Records from a collection
○ ○ ○ ○ ○ ○ ○

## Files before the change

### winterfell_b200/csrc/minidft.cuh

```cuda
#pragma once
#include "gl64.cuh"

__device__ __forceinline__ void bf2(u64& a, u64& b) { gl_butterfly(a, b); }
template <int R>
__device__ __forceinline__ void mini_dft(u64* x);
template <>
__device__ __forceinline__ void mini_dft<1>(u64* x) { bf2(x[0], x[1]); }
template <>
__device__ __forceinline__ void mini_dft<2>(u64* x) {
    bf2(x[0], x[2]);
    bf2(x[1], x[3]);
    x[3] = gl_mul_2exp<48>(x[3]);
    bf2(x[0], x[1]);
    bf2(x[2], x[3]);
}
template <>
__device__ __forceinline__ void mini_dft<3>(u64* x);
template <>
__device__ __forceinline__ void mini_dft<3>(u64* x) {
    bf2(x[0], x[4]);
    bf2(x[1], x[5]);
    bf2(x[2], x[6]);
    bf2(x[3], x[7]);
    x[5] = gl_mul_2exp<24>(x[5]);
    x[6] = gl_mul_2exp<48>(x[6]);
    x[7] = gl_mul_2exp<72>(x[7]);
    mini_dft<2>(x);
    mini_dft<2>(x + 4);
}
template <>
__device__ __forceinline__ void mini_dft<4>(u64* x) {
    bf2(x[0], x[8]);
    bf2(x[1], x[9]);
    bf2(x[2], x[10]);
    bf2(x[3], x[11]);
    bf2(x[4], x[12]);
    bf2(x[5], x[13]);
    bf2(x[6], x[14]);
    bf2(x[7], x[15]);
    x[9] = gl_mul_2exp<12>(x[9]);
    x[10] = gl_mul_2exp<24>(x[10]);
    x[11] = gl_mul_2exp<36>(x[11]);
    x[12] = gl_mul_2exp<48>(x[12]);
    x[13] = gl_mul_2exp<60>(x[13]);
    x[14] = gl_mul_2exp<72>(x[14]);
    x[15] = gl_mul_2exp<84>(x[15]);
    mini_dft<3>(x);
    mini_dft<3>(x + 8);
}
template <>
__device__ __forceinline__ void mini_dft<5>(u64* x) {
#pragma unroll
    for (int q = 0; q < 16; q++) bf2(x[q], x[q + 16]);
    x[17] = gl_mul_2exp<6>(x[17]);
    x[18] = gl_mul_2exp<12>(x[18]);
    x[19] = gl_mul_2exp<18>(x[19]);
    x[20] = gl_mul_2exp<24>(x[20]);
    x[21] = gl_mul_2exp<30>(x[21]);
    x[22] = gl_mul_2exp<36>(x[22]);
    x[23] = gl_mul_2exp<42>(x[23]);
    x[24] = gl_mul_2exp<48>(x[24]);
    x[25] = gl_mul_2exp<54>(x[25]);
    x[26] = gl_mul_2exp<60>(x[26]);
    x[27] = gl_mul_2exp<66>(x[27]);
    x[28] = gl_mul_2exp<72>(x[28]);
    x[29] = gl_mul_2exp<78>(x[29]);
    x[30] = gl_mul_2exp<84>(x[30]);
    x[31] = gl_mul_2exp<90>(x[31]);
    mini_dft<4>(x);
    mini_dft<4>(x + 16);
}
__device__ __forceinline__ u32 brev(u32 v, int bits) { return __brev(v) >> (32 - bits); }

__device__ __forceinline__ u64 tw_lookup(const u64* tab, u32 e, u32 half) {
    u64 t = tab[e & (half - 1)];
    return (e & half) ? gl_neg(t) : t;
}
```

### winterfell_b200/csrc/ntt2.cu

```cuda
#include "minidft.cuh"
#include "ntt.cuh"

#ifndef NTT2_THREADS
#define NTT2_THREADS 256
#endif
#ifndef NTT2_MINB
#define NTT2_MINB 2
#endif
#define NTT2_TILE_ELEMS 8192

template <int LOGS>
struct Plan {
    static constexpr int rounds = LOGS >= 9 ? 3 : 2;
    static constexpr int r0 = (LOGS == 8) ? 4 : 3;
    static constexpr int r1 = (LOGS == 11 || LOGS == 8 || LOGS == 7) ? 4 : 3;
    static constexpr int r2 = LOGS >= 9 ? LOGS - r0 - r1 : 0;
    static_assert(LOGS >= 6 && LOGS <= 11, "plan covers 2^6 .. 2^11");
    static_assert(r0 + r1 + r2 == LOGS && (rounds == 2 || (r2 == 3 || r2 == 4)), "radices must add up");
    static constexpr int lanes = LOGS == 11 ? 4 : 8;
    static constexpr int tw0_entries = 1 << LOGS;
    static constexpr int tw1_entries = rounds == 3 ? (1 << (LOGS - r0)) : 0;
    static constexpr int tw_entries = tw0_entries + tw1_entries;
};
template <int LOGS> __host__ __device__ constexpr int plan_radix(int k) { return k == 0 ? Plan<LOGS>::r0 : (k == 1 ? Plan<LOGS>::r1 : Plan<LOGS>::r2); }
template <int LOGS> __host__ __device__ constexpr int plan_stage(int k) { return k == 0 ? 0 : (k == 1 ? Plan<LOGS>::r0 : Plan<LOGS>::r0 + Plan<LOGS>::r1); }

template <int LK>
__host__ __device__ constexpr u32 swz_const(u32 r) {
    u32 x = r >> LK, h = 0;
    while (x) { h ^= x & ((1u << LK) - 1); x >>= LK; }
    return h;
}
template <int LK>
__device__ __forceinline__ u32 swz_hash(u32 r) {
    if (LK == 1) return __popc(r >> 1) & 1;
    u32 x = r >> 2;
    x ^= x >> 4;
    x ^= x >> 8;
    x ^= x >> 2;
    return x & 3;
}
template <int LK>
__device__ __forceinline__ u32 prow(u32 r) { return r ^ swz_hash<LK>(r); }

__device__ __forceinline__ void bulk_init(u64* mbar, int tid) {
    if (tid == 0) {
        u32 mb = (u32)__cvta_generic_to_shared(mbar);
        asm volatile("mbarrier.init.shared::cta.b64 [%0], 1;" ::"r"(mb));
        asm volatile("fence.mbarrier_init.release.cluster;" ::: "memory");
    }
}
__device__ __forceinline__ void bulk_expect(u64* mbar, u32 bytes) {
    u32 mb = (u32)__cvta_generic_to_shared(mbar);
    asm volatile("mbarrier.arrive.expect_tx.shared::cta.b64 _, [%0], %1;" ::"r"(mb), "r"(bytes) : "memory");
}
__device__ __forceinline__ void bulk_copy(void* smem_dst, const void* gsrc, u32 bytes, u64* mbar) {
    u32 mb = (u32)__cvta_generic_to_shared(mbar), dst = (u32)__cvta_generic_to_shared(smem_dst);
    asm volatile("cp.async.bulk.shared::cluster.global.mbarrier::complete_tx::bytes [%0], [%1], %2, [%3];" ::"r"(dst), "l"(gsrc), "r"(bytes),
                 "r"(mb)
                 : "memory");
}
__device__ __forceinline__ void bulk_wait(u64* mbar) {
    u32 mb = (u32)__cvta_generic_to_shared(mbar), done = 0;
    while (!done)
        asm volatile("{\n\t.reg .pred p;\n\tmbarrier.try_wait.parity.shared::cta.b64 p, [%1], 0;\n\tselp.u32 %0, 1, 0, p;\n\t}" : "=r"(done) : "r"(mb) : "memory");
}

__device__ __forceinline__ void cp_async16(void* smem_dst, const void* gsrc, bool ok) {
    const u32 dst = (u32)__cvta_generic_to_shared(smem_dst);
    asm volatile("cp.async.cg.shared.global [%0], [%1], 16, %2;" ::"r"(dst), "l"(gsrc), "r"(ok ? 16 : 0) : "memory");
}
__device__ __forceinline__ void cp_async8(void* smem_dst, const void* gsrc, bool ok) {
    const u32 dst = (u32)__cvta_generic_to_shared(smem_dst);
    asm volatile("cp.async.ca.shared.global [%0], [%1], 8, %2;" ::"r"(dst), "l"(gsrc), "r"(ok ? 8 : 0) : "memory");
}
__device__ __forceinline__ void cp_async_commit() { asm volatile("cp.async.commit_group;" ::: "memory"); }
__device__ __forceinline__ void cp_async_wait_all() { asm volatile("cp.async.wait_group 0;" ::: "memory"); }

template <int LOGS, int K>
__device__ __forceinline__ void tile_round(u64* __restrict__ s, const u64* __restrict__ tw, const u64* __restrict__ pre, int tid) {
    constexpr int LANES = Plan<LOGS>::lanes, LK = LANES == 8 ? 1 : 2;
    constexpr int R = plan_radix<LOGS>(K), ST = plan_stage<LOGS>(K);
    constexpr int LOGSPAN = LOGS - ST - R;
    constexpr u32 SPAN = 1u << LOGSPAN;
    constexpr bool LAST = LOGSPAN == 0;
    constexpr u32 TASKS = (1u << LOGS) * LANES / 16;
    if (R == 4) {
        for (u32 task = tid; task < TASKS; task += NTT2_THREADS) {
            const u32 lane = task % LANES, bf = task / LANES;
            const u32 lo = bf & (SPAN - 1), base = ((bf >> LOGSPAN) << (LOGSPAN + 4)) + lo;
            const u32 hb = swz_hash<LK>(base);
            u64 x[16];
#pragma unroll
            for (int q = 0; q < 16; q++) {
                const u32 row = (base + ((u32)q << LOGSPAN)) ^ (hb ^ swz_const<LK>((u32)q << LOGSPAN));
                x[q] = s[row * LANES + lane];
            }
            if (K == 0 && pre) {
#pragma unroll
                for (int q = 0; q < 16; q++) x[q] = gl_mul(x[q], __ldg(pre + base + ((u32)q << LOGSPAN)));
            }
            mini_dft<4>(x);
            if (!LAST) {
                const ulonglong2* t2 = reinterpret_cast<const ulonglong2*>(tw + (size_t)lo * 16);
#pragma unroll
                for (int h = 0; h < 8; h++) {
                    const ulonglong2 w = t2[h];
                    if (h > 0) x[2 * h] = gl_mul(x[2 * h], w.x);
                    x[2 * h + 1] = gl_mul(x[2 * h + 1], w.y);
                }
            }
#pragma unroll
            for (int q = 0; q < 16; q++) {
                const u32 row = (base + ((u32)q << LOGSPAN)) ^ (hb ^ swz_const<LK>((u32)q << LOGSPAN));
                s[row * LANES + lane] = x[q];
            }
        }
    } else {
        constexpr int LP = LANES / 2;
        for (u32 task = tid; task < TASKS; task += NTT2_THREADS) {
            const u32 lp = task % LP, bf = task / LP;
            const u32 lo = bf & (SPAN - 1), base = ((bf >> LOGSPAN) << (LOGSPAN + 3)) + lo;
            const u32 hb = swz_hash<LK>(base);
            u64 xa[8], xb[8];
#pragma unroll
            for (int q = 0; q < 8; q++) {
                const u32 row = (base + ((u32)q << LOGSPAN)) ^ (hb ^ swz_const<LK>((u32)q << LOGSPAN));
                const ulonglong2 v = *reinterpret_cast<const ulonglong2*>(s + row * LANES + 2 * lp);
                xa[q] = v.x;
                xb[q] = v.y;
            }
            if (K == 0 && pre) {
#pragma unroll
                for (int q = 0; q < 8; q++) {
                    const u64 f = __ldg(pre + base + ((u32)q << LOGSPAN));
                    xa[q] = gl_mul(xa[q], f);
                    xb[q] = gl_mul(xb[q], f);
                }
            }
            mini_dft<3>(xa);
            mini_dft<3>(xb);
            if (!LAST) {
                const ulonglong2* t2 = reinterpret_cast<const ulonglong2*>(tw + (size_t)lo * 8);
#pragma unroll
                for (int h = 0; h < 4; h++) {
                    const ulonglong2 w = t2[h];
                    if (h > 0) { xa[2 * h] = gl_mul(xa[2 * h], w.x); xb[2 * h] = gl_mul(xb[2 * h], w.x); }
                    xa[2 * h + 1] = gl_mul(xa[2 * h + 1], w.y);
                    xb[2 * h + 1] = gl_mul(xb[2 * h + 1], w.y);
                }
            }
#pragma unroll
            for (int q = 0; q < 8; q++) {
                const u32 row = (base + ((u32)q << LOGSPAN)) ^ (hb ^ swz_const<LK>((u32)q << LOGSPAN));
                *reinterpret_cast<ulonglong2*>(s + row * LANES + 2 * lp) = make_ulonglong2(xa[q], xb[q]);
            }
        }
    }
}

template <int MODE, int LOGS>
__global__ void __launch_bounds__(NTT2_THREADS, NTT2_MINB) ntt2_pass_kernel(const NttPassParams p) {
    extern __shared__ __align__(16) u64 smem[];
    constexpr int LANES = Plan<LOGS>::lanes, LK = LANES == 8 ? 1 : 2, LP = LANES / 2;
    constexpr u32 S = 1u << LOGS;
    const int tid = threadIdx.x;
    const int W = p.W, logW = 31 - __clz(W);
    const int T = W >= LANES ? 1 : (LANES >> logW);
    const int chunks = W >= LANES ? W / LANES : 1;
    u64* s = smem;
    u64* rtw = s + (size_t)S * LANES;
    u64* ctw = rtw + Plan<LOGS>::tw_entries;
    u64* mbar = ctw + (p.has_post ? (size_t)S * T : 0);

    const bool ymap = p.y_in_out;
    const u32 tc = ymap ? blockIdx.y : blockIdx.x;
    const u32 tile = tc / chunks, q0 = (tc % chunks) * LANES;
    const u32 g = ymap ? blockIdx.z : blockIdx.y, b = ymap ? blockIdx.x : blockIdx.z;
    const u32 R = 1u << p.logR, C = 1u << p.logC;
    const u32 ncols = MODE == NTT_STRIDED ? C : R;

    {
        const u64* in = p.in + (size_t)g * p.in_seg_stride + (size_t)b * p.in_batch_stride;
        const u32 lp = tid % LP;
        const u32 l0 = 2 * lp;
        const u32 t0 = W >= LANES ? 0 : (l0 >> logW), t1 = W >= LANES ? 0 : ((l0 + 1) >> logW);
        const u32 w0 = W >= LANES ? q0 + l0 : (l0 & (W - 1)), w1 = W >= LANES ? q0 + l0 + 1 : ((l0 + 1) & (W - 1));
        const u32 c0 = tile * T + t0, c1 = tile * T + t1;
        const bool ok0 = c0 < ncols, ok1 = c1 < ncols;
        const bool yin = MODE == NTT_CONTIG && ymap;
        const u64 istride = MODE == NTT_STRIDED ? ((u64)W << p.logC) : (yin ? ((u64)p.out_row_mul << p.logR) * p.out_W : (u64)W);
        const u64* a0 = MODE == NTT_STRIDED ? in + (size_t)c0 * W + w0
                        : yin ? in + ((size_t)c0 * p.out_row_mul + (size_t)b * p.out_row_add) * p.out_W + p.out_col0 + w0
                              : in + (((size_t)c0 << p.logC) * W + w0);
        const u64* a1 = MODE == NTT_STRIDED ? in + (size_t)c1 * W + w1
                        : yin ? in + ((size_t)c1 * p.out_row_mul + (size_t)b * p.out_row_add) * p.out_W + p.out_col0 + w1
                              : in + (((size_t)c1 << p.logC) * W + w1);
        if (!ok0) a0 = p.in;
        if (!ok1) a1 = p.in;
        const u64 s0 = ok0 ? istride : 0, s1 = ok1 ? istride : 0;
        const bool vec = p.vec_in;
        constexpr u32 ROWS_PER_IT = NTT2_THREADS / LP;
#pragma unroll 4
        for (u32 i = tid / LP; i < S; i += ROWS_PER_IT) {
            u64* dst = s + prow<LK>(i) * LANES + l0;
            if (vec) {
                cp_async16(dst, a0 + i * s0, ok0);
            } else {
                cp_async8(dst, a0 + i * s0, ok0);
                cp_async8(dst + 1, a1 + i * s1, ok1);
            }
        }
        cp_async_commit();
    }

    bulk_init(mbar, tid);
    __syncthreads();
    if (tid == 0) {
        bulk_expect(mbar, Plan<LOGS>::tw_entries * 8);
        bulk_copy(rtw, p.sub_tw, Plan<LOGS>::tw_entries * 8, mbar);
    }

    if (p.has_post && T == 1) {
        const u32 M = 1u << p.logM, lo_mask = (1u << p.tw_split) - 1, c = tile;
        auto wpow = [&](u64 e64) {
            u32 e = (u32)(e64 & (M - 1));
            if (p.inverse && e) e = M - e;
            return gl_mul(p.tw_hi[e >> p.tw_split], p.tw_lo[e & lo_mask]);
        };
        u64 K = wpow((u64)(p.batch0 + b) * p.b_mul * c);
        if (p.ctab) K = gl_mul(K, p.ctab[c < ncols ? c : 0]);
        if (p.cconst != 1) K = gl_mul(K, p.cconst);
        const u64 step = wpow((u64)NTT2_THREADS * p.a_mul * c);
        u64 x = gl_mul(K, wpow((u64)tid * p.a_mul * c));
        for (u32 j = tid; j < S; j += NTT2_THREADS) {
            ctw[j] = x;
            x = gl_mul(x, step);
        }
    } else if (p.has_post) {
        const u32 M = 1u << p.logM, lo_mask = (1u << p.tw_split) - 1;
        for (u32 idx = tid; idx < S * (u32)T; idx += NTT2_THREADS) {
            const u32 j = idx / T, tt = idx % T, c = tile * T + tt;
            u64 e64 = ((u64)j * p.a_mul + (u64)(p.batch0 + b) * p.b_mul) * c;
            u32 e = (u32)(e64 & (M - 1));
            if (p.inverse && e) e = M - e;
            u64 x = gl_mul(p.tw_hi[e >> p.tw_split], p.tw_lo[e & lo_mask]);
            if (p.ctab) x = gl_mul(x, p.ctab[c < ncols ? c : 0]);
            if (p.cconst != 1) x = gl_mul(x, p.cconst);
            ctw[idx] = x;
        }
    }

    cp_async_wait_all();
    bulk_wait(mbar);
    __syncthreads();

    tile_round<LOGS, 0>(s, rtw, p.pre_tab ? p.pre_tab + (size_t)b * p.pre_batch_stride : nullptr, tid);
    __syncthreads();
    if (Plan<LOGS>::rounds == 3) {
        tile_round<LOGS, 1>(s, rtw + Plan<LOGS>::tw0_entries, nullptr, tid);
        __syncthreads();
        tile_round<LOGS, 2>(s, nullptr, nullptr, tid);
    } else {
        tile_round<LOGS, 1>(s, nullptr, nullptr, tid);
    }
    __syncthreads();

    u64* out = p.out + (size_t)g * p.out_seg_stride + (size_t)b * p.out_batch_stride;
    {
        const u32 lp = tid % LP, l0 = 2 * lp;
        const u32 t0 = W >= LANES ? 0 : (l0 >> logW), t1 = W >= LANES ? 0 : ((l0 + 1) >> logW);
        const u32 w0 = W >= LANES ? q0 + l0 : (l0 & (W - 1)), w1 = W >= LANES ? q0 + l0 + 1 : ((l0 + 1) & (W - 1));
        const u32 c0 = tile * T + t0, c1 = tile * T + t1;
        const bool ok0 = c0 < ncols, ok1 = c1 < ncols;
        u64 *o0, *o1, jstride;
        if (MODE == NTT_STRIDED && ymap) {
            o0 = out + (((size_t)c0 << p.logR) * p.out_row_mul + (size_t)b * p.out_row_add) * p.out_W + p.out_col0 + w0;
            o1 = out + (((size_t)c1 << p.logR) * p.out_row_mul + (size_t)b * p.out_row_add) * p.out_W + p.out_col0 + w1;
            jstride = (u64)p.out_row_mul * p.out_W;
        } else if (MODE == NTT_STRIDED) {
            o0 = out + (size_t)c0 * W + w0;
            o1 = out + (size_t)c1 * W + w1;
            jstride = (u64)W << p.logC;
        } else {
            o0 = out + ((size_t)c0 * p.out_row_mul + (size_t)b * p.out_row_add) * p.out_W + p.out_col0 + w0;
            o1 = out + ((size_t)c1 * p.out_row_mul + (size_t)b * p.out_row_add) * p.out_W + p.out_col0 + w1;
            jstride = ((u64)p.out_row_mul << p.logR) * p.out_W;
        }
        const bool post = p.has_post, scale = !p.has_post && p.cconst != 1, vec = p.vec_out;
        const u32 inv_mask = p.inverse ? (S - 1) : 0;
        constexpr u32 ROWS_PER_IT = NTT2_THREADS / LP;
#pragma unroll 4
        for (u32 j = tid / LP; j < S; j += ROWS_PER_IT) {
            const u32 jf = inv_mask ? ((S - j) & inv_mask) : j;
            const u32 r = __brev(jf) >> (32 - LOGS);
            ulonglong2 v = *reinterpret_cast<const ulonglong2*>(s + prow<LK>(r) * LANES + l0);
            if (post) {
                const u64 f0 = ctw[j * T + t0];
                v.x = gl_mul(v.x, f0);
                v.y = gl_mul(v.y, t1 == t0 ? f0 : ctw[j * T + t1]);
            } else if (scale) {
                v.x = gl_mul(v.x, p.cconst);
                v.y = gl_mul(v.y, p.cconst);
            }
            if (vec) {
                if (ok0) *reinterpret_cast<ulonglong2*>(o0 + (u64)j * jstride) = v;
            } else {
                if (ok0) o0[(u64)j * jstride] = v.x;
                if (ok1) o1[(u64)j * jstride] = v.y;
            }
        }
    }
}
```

○ ○ ○ ○ ○ ○ ○

** Task prompt **
What is needed is each line of the entries that contains the word "step".

** Task output **
        const u64 step = wpow((u64)NTT2_THREADS * p.a_mul * c);
            x = gl_mul(x, step);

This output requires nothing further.